The Senate Proposal contains three significant changes that have the potential to dramatically expand the nature and scope of the tax benefits that are afforded to holders of QSBS under current law:

  • Tiered-Gain Exclusion. First, the Senate Proposal would establish a "tiered-gain exclusion" for QSBS that is acquired after the date on which any actual legislation may ultimately be enacted (the Effective Date). Specifically, the change would provide for a 50% exclusion after three years, a 75% exclusion after four years and a 100% exclusion after five years. In addition, assuming that the amount of any taxable tiered gain would be subject to tax at the maximum capital gains rate of 28% that generally applies to the taxable portion of gains realized with respect to QSBS acquired on or before September 27, 2010 (and that such gains would also be excluded as a preference item for purposes of the alternative minimum tax (AMT)), the effective tax rate would be 14% for stock in the three-year tier and 7% for stock in the four-year tier (with stock in the five-year tier retaining a 100% exclusion and exemption from the AMT).
  • $15 Million Per-Issuer Cap. Second, the Senate Proposal would increase the amount of the current "per-issuer cap" potentially applicable to QSBS eligible gains from $10 million to $15 million for QSBS that is acquired after the Effective Date, indexed to inflation beginning in 2027. This represents a highly material change as compared with current law, which has not experienced an increase in the per-issuer cap since Section 1202 was originally enacted in 1993, with the potential to greatly benefit taxpayers (such as founders and early-stage employees) that have a relatively low tax basis in their shares of QSBS.
  • $75 Million Aggregate Gross Assets Limitation. Third, the Senate Proposal would increase the current aggregate gross asset limitation from $50 million to $75 million for QSBS that is acquired after the Effective Date, indexed to inflation beginning in 2027. This also represents an important change as compared with current law as it will create a substantially higher threshold for new stock issuances. In addition, this proposed change, when coupled with the proposed changes to Section 174 that would allow taxpayers to immediately deduct domestic research or experimental expenditures, would greatly expand the potential number of qualifying small businesses that may benefit from Section 1202.

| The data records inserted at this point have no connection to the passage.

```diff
+def xattn_fold_pack(kv: torch.Tensor, groups: int, rows_per_batch: int, nk: int, heads: int, scale: float, wq: torch.Tensor, bq: torch.Tensor,
+                    wo: torch.Tensor, out=None):
+    _req_cuda(kv, wq, bq, wo)
+    c = wq.shape[0]
+    assert kv.dim() == 2 and kv.stride(1) == 1 and kv.shape == (groups * rows_per_batch, 2 * c) and kv.dtype == wq.dtype == wo.dtype
+    assert wq.shape == (c, c) and wo.shape == (c, c) and wq.is_contiguous() and wo.is_contiguous() and bq.dtype == torch.float32 and bq.numel() == c
+    n1 = heads * 80
+    if out is None:
+        out = (torch.empty((groups, n1, c), device=kv.device, dtype=kv.dtype), torch.empty((groups, n1), device=kv.device, dtype=torch.float32),
+               torch.empty((groups, n1), device=kv.device, dtype=torch.float32), torch.empty((groups, c, n1), device=kv.device, dtype=kv.dtype))
+    w1, cs1, b1, w2 = out
+    assert w1.shape == (groups, n1, c) and w2.shape == (groups, c, n1) and w1.is_contiguous() and w2.is_contiguous() and w1.dtype == kv.dtype
+    check(lib().ca_xattn_fold_pack(kv.data_ptr(), kv.stride(0), groups, rows_per_batch, nk, c, heads, float(scale), dt_code(kv.dtype), wq.data_ptr(),
+                                   bq.data_ptr(), wo.data_ptr(), w1.data_ptr(), cs1.data_ptr(), b1.data_ptr(), w2.data_ptr(), _stream()), "ca_xattn_fold_pack")
+    return out
+
+
+def _xattn_folded_args(x, w1, cs1, b1, w2, nk, rows_per_group, group_mod, bias_out, residual) -> _capi.XattnFoldedArgs:
+    groups, n1, c = w1.shape
+    return _capi.XattnFoldedArgs(x=_p(x), w1=_p(w1), colsum1=_p(cs1), bias1=_p(b1), w2=_p(w2), bias_out=_p(bias_out), residual=_p(residual),
+                                 lda=x.stride(0), ldy=c, ld_res=residual.stride(0) if residual is not None else 0, m=x.shape[0], c=c, heads=n1 // 80, nk=nk,
+                                 rows_per_group=rows_per_group, group_mod=group_mod, groups=groups, dtype=dt_code(x.dtype))
+
+
+def xattn_folded_supported(m: int, c: int, heads: int, nk: int, rows_per_group: int, group_mod: int, groups: int, dtype: torch.dtype, *,
+                           key_mask=None, force: bool = False) -> bool:
+    if not dispatch.xattn_folded or key_mask is not None or dtype not in (torch.float16, torch.bfloat16) or heads <= 0 or c % 8 != 0:
+        return False
+    fake = 0x1000
+    args = _capi.XattnFoldedArgs(x=fake, ln_stats=fake, w1=fake, colsum1=fake, bias1=fake, p=fake, w2=fake, y=fake, lda=c, ldy=c, m=m, c=c, heads=heads, nk=nk,
+                                 rows_per_group=rows_per_group, group_mod=group_mod, groups=groups, dtype=dt_code(dtype))
+    if lib().ca_xattn_folded_supported(C.byref(args)):
+        return True
+    return bool(force) and lib().ca_xattn_folded_plan_name(C.byref(args), C.create_string_buffer(64), 64) == 0
+
+
+def xattn_folded(x: torch.Tensor, st: "RowStats", packed, nk: int, rows_per_group: int, group_mod: int, *, bias_out: Optional[torch.Tensor] = None,
+                 residual: Optional[torch.Tensor] = None, row_sums: bool = False, force: bool = False, keep_p: bool = False) -> Optional[torch.Tensor]:
+    if not dispatch.xattn_folded:
+        return None
+    w1, cs1, b1, w2 = packed
+    _req_cuda(x, w1, cs1, b1, w2, bias_out, residual)
+    if x.dim() != 2 or x.stride(1) != 1 or x.shape[1] != w1.shape[2] or x.dtype != w1.dtype:
+        return None
+    if residual is not None and (residual.shape != x.shape or residual.stride(1) != 1 or residual.dtype != x.dtype):
+        return None
+    m, c = x.shape
+    args = _xattn_folded_args(x, w1, cs1, b1, w2, nk, rows_per_group, group_mod, bias_out, residual)
+    args.ln_stats = args.p = args.y = _p(x)
+    if not lib().ca_xattn_folded_supported(C.byref(args)):
+        name = C.create_string_buffer(64)
+        if not (force and lib().ca_xattn_folded_plan_name(C.byref(args), name, 64) == 0):
+            return None
+    assert isinstance(st, RowStats) and st.x.data_ptr() == x.data_ptr() and st.x.shape == x.shape, "RowStats belongs to another tensor"
+    if st.sums is not None:
+        fin = getattr(st, "_finished", None)
+        if fin is None:
+            rs, parts = st.sums
+            fin = torch.empty((m, 2), device=x.device, dtype=torch.float32)
+            check(lib().ca_ln_finish_sums(_p(rs), parts, m, c, st.eps, _p(fin), _stream()), "ca_ln_finish_sums")
+            st._finished = fin
+    else:
+        fin = st.tensor()
+    p = torch.empty((m, w1.shape[1]), device=x.device, dtype=x.dtype)
+    y = torch.empty((m, c), device=x.device, dtype=x.dtype)
+    args.ln_stats, args.p, args.y = _p(fin), _p(p), _p(y)
+    if row_sums and dispatch.ln_row_sums:
+        parts = 4 * (c // 320)
+        rs = torch.empty((m, parts, 2), device=x.device, dtype=torch.float32)
+        args.row_sums_out = _p(rs)
+        y._row_sums = (rs, parts)
+    if _plan_sink is not None:
+        _plan_sink.extend(["pq256x320_xsm", "pq256x320_xsm"])
+    check(lib().ca_xattn_folded(C.byref(args), _stream()), "ca_xattn_folded")
+    if keep_p:
+        y._p = p
+    return y
+
+
 def xattn_fused(x: torch.Tensor, wq_frag: torch.Tensor, bias: Optional[torch.Tensor], kv_frag: torch.Tensor, images: int, tokens: int,
                 frames_per_kv: int, kv_mod: int, nk: int, ln_eps: float, *, w_out_frag: Optional[torch.Tensor] = None,
                 bias_out: Optional[torch.Tensor] = None, residual: Optional[torch.Tensor] = None, kv_frag_ip: Optional[torch.Tensor] = None,
diff --git a/controlanimate_amd/unet.py b/controlanimate_amd/unet.py
--- a/controlanimate_amd/unet.py
+++ b/controlanimate_amd/unet.py
@@ -124,6 +124,8 @@
                 ent = cache.get(("kvf", id(m)))
                 if ent is not None and ent[0] is not None:
                     K.xattn_pack_kv(kv, nb, ent[2], ent[1], m.scale, out=ent[0])
+        from .attention_processor import refresh_xattn_folded
+        refresh_xattn_folded(cache, nb)
         for proc in (getattr(self, "attn_processors", None) or {}).values():
             kvip = cache.get(("kv_ip", id(proc)))
             if kvip is not None:
diff --git a/include/controlanimate_hip.h b/include/controlanimate_hip.h
--- a/include/controlanimate_hip.h
+++ b/include/controlanimate_hip.h
@@ -124,6 +124,28 @@
 int ca_xattn_pack_w(const void* w, int32_t n, int32_t k, void* dst, void* stream);
 int ca_xattn_pack_kv(const void* kv, int64_t ld, int32_t kv_batches, int32_t rows_per_batch, int32_t row_offset, int32_t nk, float scale, int32_t dtype,
                      void* dst, void* stream);
+typedef struct ca_xattn_folded_args {
+  const void* x;
+  const float* ln_stats;
+  const void* w1;
+  const float* colsum1;
+  const float* bias1;
+  void* p;
+  const void* w2;
+  const float* bias_out;
+  const void* residual;
+  void* y;
+  float* row_sums_out;
+  int64_t lda, ldy, ld_res;
+  int32_t m, c, heads, nk;
+  int32_t rows_per_group, group_mod, groups;
+  int32_t dtype;
+} ca_xattn_folded_args;
+int ca_xattn_folded_supported(const ca_xattn_folded_args* args);
+int ca_xattn_folded(const ca_xattn_folded_args* args, void* stream);
+int ca_xattn_folded_plan_name(const ca_xattn_folded_args* args, char* buf, int32_t len);
+int ca_xattn_fold_pack(const void* kv, int64_t ld, int32_t groups, int32_t rows_per_batch, int32_t nk, int32_t c, int32_t heads, float scale, int32_t dtype,
+                       const void* wq, const float* bq, const void* wo, void* w1, float* colsum1, float* bias1, void* w2, void* stream);
 int64_t ca_gemm_workspace_bytes(const ca_gemm_args* args);
 int ca_gemm_row_sums_parts(const ca_gemm_args* args);
 int ca_gemm_ln_inline_supported(const ca_gemm_args* args);
```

Potential Impact of Changes

At this point, it remains unclear whether the changes to Section 1202 contained in the Senate Proposal will ultimately be enacted or, if enacted, whether the changes will be materially altered from their current form. Constituents of the small business community and the start-up ecosystem should continue to monitor developments in relation to these potential changes and consider what impacts, if any, such changes may have on potential future stock issuances.

Footnotes

1. All "Section" references are to the U.S. Internal Revenue Code of 1986, as amended, or applicable Treasury Regulations promulgated thereunder.

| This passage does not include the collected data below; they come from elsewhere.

@@ -32,6 +42,20 @@
         "v_fmac_f64_dpp %2, -%7, %9 row_newbcast:%11 row_mask:0xf bank_mask:0xf\n\t"
         "v_fmac_f64_dpp %1, %5, %8 row_newbcast:%10 row_mask:0xf bank_mask:0xf\n\t"
         "v_fmac_f64_dpp %3, %7, %8 row_newbcast:%11 row_mask:0xf bank_mask:0xf"
+        : "+v"(a0.x), "+v"(a0.y), "+v"(a1.x), "+v"(a1.y)
+        : "v"(xr0), "v"(xi0), "v"(xr1), "v"(xi1), "v"(w.x), "v"(w.y), "n"(L0), "n"(L1));
+}
+
+template <int L0, int L1>
+__device__ __forceinline__ void cmacc_group2(cx<double>& a0, cx<double>& a1, double xr0, double xi0, double xr1, double xi1, const cx<double>& w) {
+    asm("v_fmac_f64_dpp %0, %4, %8 row_newbcast:%10 row_mask:0xf bank_mask:0xf\n\t"
+        "v_fmac_f64_dpp %2, %6, %8 row_newbcast:%11 row_mask:0xf bank_mask:0xf\n\t"
+        "v_fmac_f64_dpp %1, %4, %9 row_newbcast:%10 row_mask:0xf bank_mask:0xf\n\t"
+        "v_fmac_f64_dpp %3, %6, %9 row_newbcast:%11 row_mask:0xf bank_mask:0xf\n\t"
+        "v_fmac_f64_dpp %0, %5, %9 row_newbcast:%10 row_mask:0xf bank_mask:0xf\n\t"
+        "v_fmac_f64_dpp %2, %7, %9 row_newbcast:%11 row_mask:0xf bank_mask:0xf\n\t"
+        "v_fmac_f64_dpp %1, -%5, %8 row_newbcast:%10 row_mask:0xf bank_mask:0xf\n\t"
+        "v_fmac_f64_dpp %3, -%7, %8 row_newbcast:%11 row_mask:0xf bank_mask:0xf"
         : "+v"(a0.x), "+v"(a0.y), "+v"(a1.x), "+v"(a1.y)
         : "v"(xr0), "v"(xi0), "v"(xr1), "v"(xi1), "v"(w.x), "v"(w.y), "n"(L0), "n"(L1));
 }
@@ -64,6 +88,28 @@
         "v_fmac_f64_dpp %3, %11, %16 row_newbcast:%19 row_mask:0xf bank_mask:0xf\n\t"
         "v_fmac_f64_dpp %5, %13, %16 row_newbcast:%20 row_mask:0xf bank_mask:0xf\n\t"
         "v_fmac_f64_dpp %7, %15, %16 row_newbcast:%21 row_mask:0xf bank_mask:0xf"
+        : "+v"(a0.x), "+v"(a0.y), "+v"(a1.x), "+v"(a1.y), "+v"(a2.x), "+v"(a2.y), "+v"(a3.x), "+v"(a3.y)
+        : "v"(xr0), "v"(xi0), "v"(xr1), "v"(xi1), "v"(xr2), "v"(xi2), "v"(xr3), "v"(xi3), "v"(w.x), "v"(w.y), "n"(L0), "n"(L1), "n"(L2), "n"(L3));
+}
+
+template <int L0, int L1, int L2, int L3>
+__device__ __forceinline__ void cmacc_group4(cx<double>& a0, cx<double>& a1, cx<double>& a2, cx<double>& a3, double xr0, double xi0, double xr1, double xi1, double xr2, double xi2, double xr3, double xi3, const cx<double>& w) {
+    asm("v_fmac_f64_dpp %0, %8, %16 row_newbcast:%18 row_mask:0xf bank_mask:0xf\n\t"
+        "v_fmac_f64_dpp %2, %10, %16 row_newbcast:%19 row_mask:0xf bank_mask:0xf\n\t"
+        "v_fmac_f64_dpp %4, %12, %16 row_newbcast:%20 row_mask:0xf bank_mask:0xf\n\t"
+        "v_fmac_f64_dpp %6, %14, %16 row_newbcast:%21 row_mask:0xf bank_mask:0xf\n\t"
+        "v_fmac_f64_dpp %1, %8, %17 row_newbcast:%18 row_mask:0xf bank_mask:0xf\n\t"
+        "v_fmac_f64_dpp %3, %10, %17 row_newbcast:%19 row_mask:0xf bank_mask:0xf\n\t"
+        "v_fmac_f64_dpp %5, %12, %17 row_newbcast:%20 row_mask:0xf bank_mask:0xf\n\t"
+        "v_fmac_f64_dpp %7, %14, %17 row_newbcast:%21 row_mask:0xf bank_mask:0xf\n\t"
+        "v_fmac_f64_dpp %0, %9, %17 row_newbcast:%18 row_mask:0xf bank_mask:0xf\n\t"
+        "v_fmac_f64_dpp %2, %11, %17 row_newbcast:%19 row_mask:0xf bank_mask:0xf\n\t"
+        "v_fmac_f64_dpp %4, %13, %17 row_newbcast:%20 row_mask:0xf bank_mask:0xf\n\t"
+        "v_fmac_f64_dpp %6, %15, %17 row_newbcast:%21 row_mask:0xf bank_mask:0xf\n\t"
+        "v_fmac_f64_dpp %1, -%9, %16 row_newbcast:%18 row_mask:0xf bank_mask:0xf\n\t"
+        "v_fmac_f64_dpp %3, -%11, %16 row_newbcast:%19 row_mask:0xf bank_mask:0xf\n\t"
+        "v_fmac_f64_dpp %5, -%13, %16 row_newbcast:%20 row_mask:0xf bank_mask:0xf\n\t"
+        "v_fmac_f64_dpp %7, -%15, %16 row_newbcast:%21 row_mask:0xf bank_mask:0xf"
         : "+v"(a0.x), "+v"(a0.y), "+v"(a1.x), "+v"(a1.y), "+v"(a2.x), "+v"(a2.y), "+v"(a3.x), "+v"(a3.y)
         : "v"(xr0), "v"(xi0), "v"(xr1), "v"(xi1), "v"(xr2), "v"(xi2), "v"(xr3), "v"(xi3), "v"(w.x), "v"(w.y), "n"(L0), "n"(L1), "n"(L2), "n"(L3));
 }
@@ -109,6 +155,32 @@
 }
 
 template <int L0, int L1, int L2, int L3, int L4>
+__device__ __forceinline__ void cmacc_group5(cx<double>& a0, cx<double>& a1, cx<double>& a2, cx<double>& a3, cx<double>& a4, double xr0, double xi0, double xr1, double xi1, double xr2, double xi2, double xr3, double xi3, double xr4, double xi4, const cx<double>& w) {
+    asm("v_fmac_f64_dpp %0, %10, %20 row_newbcast:%22 row_mask:0xf bank_mask:0xf\n\t"
+        "v_fmac_f64_dpp %2, %12, %20 row_newbcast:%23 row_mask:0xf bank_mask:0xf\n\t"
+        "v_fmac_f64_dpp %4, %14, %20 row_newbcast:%24 row_mask:0xf bank_mask:0xf\n\t"
+        "v_fmac_f64_dpp %6, %16, %20 row_newbcast:%25 row_mask:0xf bank_mask:0xf\n\t"
+        "v_fmac_f64_dpp %8, %18, %20 row_newbcast:%26 row_mask:0xf bank_mask:0xf\n\t"
+        "v_fmac_f64_dpp %1, %10, %21 row_newbcast:%22 row_mask:0xf bank_mask:0xf\n\t"
+        "v_fmac_f64_dpp %3, %12, %21 row_newbcast:%23 row_mask:0xf bank_mask:0xf\n\t"
+        "v_fmac_f64_dpp %5, %14, %21 row_newbcast:%24 row_mask:0xf bank_mask:0xf\n\t"
+        "v_fmac_f64_dpp %7, %16, %21 row_newbcast:%25 row_mask:0xf bank_mask:0xf\n\t"
+        "v_fmac_f64_dpp %9, %18, %21 row_newbcast:%26 row_mask:0xf bank_mask:0xf\n\t"
+        "v_fmac_f64_dpp %0, %11, %21 row_newbcast:%22 row_mask:0xf bank_mask:0xf\n\t"
+        "v_fmac_f64_dpp %2, %13, %21 row_newbcast:%23 row_mask:0xf bank_mask:0xf\n\t"
+        "v_fmac_f64_dpp %4, %15, %21 row_newbcast:%24 row_mask:0xf bank_mask:0xf\n\t"
+        "v_fmac_f64_dpp %6, %17, %21 row_newbcast:%25 row_mask:0xf bank_mask:0xf\n\t"
+        "v_fmac_f64_dpp %8, %19, %21 row_newbcast:%26 row_mask:0xf bank_mask:0xf\n\t"
+        "v_fmac_f64_dpp %1, -%11, %20 row_newbcast:%22 row_mask:0xf bank_mask:0xf\n\t"
+        "v_fmac_f64_dpp %3, -%13, %20 row_newbcast:%23 row_mask:0xf bank_mask:0xf\n\t"
+        "v_fmac_f64_dpp %5, -%15, %20 row_newbcast:%24 row_mask:0xf bank_mask:0xf\n\t"
+        "v_fmac_f64_dpp %7, -%17, %20 row_newbcast:%25 row_mask:0xf bank_mask:0xf\n\t"
+        "v_fmac_f64_dpp %9, -%19, %20 row_newbcast:%26 row_mask:0xf bank_mask:0xf"
+        : "+v"(a0.x), "+v"(a0.y), "+v"(a1.x), "+v"(a1.y), "+v"(a2.x), "+v"(a2.y), "+v"(a3.x), "+v"(a3.y), "+v"(a4.x), "+v"(a4.y)
+        : "v"(xr0), "v"(xi0), "v"(xr1), "v"(xi1), "v"(xr2), "v"(xi2), "v"(xr3), "v"(xi3), "v"(xr4), "v"(xi4), "v"(w.x), "v"(w.y), "n"(L0), "n"(L1), "n"(L2), "n"(L3), "n"(L4));
+}
+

2. For further details and background information regarding Section 1202/QSBS, see the full-length article "Section 1202: Qualified Small Business Stock" (April 15, 2025) and a related blog on WilmerHale Launch, "Section 1202 'Qualified Small Business Stock': Top 10 Planning Opportunities (and Traps for the Unwary)" (April 15, 2025).

The content of this article is intended to provide a general guide to the subject matter. Specialist advice should be sought about your specific circumstances.